### [WHAT IS BEING ASKED]
Of the entries below, return exactly those lines that fall between the one containing "((uint32_t)row << 24)))" and the one containing "if (__any_sync(kFull, keep))", the two end lines included.

══════════

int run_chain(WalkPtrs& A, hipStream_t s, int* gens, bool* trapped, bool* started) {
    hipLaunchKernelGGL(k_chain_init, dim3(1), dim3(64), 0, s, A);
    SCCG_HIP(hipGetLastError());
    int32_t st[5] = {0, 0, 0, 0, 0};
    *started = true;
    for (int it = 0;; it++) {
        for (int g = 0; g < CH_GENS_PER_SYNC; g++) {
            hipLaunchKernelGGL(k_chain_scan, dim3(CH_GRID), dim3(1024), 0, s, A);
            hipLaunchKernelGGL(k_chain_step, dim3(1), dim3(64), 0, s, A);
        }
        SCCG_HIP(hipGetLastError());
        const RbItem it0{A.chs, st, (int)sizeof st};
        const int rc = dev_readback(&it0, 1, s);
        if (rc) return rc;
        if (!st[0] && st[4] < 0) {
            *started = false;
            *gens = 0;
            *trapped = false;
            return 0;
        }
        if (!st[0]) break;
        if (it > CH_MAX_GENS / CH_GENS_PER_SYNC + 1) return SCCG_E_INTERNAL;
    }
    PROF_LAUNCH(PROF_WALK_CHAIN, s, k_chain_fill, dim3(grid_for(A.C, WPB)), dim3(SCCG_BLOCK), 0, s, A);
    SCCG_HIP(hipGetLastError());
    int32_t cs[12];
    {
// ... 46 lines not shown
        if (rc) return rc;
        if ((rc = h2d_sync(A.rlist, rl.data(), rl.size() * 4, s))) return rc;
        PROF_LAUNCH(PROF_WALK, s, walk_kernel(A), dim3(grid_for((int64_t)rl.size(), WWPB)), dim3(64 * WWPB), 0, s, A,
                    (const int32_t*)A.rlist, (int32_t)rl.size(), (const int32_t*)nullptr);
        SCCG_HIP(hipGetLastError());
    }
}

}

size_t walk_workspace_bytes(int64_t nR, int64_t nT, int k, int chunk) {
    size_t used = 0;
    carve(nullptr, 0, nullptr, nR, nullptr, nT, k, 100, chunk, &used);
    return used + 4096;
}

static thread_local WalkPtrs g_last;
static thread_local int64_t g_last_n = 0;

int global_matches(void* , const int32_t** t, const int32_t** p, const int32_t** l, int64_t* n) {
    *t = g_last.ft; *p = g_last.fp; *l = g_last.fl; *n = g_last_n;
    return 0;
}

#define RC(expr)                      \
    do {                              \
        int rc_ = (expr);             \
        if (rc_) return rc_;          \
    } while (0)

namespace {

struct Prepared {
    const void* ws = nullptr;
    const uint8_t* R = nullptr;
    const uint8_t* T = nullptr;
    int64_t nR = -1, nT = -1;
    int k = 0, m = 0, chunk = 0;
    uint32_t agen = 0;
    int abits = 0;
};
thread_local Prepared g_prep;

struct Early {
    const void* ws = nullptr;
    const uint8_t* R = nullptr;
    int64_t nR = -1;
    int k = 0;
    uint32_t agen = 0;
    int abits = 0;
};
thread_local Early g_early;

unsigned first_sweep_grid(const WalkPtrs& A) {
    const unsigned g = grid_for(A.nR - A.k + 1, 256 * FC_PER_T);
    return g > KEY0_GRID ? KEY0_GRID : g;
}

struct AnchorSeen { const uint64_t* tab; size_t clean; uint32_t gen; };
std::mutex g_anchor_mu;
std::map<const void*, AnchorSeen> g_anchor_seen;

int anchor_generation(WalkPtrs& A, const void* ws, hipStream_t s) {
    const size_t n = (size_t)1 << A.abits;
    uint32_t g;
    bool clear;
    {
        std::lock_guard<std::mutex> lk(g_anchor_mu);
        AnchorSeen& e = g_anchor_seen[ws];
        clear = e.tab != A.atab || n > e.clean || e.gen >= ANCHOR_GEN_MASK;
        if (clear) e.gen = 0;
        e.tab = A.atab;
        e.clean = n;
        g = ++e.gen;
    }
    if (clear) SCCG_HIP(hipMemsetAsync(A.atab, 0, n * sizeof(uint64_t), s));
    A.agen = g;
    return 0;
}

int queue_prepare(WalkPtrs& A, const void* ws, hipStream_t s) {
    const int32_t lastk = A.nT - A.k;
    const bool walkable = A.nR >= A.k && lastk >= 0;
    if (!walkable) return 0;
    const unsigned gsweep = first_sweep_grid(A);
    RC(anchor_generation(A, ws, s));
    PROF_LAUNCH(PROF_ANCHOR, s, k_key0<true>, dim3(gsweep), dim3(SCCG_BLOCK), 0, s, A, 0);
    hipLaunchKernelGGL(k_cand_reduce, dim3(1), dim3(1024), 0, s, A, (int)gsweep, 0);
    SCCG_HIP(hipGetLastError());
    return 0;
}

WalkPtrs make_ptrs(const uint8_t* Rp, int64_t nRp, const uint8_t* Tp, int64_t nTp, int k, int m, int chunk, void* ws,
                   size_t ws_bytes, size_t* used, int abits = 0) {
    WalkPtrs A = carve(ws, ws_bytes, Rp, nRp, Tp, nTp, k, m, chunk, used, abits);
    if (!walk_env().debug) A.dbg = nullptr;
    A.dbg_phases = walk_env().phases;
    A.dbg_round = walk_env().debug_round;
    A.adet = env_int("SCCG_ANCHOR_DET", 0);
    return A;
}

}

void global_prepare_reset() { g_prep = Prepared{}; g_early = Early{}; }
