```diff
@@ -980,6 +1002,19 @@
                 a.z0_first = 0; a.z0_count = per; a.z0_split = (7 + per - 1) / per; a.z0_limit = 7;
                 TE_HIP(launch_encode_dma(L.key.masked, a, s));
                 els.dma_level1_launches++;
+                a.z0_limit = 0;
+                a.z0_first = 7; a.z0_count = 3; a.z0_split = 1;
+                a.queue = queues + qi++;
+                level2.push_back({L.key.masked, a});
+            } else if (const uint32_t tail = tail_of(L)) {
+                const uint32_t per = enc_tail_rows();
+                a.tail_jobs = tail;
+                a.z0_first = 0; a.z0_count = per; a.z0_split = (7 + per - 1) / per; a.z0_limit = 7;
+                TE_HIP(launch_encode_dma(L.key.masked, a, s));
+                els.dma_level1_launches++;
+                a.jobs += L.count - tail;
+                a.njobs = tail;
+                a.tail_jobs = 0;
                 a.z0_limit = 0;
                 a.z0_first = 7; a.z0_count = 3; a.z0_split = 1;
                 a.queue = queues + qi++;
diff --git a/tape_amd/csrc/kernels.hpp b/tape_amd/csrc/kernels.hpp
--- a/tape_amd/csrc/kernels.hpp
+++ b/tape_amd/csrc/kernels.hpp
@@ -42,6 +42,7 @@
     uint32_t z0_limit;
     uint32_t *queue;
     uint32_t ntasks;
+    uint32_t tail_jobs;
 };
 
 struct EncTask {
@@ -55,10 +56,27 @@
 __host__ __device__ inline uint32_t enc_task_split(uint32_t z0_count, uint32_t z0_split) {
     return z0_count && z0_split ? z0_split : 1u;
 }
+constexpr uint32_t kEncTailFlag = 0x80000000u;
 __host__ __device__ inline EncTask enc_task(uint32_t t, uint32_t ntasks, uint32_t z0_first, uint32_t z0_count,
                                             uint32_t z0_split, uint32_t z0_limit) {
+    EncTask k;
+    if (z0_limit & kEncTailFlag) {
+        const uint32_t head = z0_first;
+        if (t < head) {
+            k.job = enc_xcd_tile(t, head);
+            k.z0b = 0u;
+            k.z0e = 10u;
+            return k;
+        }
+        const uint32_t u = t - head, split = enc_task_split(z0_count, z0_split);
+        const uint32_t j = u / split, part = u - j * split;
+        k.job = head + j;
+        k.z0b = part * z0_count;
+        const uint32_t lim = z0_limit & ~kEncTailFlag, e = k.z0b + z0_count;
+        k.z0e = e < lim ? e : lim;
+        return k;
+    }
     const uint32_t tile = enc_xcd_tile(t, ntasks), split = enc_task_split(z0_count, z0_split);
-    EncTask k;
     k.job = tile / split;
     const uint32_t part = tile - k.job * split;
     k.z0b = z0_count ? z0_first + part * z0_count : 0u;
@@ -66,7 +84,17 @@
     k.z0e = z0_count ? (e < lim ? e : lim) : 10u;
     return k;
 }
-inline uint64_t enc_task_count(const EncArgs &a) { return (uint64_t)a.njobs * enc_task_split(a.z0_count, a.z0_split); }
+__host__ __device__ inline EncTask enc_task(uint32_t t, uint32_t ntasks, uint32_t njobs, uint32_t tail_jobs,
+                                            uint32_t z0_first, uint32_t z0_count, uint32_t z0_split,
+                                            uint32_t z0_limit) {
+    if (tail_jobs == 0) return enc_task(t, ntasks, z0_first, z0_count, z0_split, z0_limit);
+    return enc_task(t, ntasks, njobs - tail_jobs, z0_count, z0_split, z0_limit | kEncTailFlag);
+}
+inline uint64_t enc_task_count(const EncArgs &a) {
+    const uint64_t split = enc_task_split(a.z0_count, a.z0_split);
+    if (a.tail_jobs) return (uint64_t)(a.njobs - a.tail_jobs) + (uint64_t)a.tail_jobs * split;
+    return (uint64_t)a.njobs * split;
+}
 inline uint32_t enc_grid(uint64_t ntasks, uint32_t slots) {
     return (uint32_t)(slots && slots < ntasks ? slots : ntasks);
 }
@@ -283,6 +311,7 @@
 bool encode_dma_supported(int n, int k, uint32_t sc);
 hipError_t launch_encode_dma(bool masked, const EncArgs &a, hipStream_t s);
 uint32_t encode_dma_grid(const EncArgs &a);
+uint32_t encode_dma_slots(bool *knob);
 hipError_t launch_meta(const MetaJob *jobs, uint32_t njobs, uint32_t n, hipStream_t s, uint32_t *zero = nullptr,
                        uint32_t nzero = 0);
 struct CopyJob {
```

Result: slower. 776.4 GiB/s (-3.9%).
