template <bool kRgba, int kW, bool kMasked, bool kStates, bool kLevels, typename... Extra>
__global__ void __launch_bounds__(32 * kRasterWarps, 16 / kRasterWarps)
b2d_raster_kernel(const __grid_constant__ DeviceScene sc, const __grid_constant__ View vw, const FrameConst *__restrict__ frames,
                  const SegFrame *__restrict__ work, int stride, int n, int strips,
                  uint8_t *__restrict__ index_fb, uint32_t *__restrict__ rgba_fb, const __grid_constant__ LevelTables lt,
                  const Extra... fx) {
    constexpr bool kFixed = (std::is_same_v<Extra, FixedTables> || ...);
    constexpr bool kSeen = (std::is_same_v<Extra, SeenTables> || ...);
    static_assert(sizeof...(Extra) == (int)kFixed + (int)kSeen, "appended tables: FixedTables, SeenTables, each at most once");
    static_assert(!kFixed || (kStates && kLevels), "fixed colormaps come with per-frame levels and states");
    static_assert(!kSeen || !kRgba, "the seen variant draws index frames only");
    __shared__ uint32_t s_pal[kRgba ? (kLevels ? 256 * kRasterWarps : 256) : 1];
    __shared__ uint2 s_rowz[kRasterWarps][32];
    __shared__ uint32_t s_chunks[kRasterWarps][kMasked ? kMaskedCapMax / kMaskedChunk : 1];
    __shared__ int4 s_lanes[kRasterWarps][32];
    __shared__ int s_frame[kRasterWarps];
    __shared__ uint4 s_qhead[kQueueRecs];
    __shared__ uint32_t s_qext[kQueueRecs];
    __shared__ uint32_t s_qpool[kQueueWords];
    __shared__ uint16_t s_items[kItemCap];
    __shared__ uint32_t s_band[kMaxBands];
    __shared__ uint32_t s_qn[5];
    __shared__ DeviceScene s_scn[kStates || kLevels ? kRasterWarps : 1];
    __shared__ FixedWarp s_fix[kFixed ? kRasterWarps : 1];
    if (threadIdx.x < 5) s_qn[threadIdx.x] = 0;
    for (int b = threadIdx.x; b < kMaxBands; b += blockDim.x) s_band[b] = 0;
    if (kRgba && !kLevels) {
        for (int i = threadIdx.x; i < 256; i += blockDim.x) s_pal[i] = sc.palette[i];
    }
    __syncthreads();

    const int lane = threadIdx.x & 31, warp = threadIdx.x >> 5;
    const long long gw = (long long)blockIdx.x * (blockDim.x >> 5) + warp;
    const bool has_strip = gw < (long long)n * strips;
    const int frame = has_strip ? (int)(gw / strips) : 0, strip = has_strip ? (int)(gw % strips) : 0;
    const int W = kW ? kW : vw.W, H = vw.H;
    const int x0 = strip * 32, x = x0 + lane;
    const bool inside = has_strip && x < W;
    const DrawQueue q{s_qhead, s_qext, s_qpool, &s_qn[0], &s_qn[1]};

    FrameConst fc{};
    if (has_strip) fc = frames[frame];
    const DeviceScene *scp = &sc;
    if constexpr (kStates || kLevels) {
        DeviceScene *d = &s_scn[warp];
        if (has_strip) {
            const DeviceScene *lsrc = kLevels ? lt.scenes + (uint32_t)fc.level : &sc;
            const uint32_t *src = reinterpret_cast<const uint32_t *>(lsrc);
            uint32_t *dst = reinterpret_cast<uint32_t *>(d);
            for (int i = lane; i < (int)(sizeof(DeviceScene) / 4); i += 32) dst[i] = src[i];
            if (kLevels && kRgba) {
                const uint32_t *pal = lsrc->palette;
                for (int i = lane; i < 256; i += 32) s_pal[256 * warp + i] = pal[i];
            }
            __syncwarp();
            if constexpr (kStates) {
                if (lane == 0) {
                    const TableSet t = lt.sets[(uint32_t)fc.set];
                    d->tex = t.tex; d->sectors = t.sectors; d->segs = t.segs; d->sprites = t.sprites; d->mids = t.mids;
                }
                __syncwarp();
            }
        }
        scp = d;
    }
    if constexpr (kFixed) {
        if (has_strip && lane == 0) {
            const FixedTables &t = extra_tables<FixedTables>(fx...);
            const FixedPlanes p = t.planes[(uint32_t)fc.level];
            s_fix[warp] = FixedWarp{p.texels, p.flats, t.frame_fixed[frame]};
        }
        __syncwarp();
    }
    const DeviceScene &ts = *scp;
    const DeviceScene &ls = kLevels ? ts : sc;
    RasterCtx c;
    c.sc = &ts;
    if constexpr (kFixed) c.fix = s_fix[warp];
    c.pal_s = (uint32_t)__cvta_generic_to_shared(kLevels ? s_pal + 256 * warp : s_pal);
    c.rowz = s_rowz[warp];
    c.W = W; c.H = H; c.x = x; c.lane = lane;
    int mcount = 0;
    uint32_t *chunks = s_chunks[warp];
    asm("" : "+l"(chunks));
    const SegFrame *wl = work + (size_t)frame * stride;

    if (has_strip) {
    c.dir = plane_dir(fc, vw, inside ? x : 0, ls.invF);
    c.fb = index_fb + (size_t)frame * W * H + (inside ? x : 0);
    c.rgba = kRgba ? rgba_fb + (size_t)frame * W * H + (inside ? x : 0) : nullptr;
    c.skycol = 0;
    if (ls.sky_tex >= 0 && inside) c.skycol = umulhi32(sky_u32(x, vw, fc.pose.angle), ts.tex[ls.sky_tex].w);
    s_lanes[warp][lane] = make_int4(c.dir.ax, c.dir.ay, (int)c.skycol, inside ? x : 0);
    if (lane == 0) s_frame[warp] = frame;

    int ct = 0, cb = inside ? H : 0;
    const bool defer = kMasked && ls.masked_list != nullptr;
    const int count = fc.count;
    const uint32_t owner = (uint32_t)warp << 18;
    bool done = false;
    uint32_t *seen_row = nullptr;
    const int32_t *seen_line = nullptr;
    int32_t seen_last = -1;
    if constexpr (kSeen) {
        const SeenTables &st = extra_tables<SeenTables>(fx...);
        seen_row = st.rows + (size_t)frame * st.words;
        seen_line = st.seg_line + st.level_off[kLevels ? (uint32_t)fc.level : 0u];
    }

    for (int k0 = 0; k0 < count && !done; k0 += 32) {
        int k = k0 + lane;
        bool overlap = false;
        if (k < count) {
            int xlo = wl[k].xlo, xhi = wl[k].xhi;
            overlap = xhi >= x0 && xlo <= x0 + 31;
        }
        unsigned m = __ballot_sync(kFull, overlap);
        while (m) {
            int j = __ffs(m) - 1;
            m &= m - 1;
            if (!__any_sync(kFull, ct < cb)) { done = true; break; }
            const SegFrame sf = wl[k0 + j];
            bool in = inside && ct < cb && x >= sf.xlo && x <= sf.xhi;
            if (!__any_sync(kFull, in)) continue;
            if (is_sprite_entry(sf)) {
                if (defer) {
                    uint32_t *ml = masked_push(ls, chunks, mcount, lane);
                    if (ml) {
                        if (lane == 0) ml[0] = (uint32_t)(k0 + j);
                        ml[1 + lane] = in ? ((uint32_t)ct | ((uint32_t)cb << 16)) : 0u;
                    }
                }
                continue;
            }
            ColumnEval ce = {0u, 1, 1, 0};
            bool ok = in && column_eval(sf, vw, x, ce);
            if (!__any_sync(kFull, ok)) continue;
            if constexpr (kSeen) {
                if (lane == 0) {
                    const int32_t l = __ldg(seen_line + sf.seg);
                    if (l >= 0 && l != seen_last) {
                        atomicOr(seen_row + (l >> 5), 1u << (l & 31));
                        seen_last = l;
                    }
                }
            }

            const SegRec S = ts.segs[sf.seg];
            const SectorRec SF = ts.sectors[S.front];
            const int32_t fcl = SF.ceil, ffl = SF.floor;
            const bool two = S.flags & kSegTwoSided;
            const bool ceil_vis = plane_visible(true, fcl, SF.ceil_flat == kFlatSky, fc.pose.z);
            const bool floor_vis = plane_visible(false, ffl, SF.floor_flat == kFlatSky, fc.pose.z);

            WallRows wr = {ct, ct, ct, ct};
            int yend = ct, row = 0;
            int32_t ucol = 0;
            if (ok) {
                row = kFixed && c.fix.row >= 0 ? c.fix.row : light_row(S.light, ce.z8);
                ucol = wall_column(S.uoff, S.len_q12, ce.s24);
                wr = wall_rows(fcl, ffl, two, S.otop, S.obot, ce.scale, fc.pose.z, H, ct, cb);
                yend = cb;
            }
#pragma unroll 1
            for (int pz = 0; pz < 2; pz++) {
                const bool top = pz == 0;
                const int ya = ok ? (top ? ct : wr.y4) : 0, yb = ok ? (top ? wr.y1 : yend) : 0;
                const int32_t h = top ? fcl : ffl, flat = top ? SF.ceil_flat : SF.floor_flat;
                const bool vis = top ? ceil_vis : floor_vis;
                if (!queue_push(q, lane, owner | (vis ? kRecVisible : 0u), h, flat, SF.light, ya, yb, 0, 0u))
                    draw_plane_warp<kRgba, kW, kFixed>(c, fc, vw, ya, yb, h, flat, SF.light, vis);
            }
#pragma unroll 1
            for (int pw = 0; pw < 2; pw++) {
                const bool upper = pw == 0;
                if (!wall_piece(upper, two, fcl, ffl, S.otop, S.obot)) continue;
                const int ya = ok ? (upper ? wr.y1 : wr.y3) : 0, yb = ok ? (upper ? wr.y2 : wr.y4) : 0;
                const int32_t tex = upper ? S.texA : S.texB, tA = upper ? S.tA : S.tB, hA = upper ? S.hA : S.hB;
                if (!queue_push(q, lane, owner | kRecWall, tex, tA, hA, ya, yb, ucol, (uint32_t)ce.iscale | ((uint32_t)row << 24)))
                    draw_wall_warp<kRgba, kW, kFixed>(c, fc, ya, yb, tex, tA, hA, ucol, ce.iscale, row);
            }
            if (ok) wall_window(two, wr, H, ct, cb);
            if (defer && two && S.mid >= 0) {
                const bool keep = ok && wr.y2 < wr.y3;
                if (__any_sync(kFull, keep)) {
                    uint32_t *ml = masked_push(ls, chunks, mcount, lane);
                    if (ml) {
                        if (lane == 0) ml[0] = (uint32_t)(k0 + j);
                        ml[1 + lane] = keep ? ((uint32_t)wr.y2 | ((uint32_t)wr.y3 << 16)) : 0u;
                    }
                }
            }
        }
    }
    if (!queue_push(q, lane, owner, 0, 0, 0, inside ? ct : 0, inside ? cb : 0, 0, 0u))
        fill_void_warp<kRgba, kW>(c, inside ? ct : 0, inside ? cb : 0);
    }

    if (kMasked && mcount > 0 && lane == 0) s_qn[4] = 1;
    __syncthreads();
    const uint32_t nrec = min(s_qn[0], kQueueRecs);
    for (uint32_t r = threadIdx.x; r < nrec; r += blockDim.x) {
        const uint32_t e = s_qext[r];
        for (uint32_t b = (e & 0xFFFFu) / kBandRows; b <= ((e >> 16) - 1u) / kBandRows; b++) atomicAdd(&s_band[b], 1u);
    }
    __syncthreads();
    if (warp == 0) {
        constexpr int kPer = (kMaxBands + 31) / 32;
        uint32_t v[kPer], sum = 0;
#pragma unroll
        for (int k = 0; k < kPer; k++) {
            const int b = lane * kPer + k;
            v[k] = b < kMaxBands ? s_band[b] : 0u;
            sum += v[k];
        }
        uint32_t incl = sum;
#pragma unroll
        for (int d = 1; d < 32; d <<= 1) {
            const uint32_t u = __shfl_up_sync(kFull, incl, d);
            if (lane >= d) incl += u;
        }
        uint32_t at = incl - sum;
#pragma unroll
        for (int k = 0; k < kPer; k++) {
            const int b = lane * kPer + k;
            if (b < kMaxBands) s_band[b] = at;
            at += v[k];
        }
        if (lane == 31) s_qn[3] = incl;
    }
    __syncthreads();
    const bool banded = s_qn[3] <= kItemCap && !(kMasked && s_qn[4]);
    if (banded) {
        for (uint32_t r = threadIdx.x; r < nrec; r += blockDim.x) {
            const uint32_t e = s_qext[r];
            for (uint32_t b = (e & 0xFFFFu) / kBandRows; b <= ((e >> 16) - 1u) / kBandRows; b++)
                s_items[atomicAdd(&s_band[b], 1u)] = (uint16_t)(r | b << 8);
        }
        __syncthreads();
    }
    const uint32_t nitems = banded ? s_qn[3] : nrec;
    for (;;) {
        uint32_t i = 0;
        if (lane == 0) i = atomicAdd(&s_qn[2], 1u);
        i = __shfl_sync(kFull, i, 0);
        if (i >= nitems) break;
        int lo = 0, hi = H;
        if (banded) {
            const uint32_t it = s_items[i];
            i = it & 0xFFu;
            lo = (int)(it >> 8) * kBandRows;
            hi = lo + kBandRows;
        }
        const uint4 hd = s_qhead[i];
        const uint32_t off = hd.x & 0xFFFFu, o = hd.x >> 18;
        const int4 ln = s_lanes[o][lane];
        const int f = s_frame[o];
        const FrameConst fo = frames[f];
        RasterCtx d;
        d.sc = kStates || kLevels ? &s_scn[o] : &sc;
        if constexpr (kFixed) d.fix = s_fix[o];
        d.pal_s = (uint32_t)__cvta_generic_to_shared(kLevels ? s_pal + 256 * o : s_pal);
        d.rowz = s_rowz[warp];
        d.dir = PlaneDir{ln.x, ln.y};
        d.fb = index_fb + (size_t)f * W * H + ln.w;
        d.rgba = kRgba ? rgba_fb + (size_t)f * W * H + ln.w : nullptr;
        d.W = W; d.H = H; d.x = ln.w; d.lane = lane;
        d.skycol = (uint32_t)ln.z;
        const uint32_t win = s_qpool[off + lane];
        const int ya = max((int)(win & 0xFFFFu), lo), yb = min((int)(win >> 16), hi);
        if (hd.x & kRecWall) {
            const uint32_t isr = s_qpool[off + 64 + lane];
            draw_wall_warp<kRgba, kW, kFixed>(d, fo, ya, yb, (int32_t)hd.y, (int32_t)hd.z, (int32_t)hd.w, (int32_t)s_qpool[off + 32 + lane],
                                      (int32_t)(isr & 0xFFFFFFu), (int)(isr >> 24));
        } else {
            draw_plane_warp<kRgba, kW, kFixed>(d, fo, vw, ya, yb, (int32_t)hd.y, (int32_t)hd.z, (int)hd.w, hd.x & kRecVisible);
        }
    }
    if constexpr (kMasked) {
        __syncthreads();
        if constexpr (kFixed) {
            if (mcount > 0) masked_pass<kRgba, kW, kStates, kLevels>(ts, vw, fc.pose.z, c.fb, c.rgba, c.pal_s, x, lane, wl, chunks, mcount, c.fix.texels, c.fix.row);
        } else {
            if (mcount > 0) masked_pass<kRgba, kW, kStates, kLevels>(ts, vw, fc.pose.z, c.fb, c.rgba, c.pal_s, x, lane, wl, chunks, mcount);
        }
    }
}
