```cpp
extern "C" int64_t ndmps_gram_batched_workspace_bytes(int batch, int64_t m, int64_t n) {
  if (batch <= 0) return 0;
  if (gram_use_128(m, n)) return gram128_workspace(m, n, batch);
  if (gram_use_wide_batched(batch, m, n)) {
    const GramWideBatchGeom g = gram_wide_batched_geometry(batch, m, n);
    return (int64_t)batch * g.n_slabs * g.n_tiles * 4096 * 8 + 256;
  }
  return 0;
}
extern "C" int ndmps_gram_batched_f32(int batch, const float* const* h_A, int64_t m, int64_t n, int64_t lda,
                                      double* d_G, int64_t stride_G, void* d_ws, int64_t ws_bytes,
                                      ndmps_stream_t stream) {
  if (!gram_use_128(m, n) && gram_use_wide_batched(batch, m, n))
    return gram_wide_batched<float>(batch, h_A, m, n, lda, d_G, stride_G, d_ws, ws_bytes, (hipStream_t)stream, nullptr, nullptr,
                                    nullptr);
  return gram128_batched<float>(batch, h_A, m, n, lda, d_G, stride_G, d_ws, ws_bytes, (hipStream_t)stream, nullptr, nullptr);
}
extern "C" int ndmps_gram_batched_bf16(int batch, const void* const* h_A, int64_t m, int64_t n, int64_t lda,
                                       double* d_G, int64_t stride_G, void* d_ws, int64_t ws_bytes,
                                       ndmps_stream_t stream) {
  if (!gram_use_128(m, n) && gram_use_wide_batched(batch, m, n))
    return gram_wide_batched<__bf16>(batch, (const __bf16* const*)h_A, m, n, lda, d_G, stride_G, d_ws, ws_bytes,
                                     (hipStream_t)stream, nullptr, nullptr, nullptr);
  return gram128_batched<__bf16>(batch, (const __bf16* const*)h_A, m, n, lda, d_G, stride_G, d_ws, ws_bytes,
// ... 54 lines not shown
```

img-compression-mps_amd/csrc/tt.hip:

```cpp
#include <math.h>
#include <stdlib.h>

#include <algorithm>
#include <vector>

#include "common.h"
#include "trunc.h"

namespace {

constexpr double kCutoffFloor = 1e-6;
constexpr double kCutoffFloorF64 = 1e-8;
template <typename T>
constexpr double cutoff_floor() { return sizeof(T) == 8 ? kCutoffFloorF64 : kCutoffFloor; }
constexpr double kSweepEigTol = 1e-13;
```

══════════

### [RESPONSE TO THE TASK]
                if (!queue_push(q, lane, owner | kRecWall, tex, tA, hA, ya, yb, ucol, (uint32_t)ce.iscale | ((uint32_t)row << 24)))
                    draw_wall_warp<kRgba, kW, kFixed>(c, fc, ya, yb, tex, tA, hA, ucol, ce.iscale, row);
            }
            if (ok) wall_window(two, wr, H, ct, cb);
            if (defer && two && S.mid >= 0) {
                const bool keep = ok && wr.y2 < wr.y3;
                if (__any_sync(kFull, keep)) {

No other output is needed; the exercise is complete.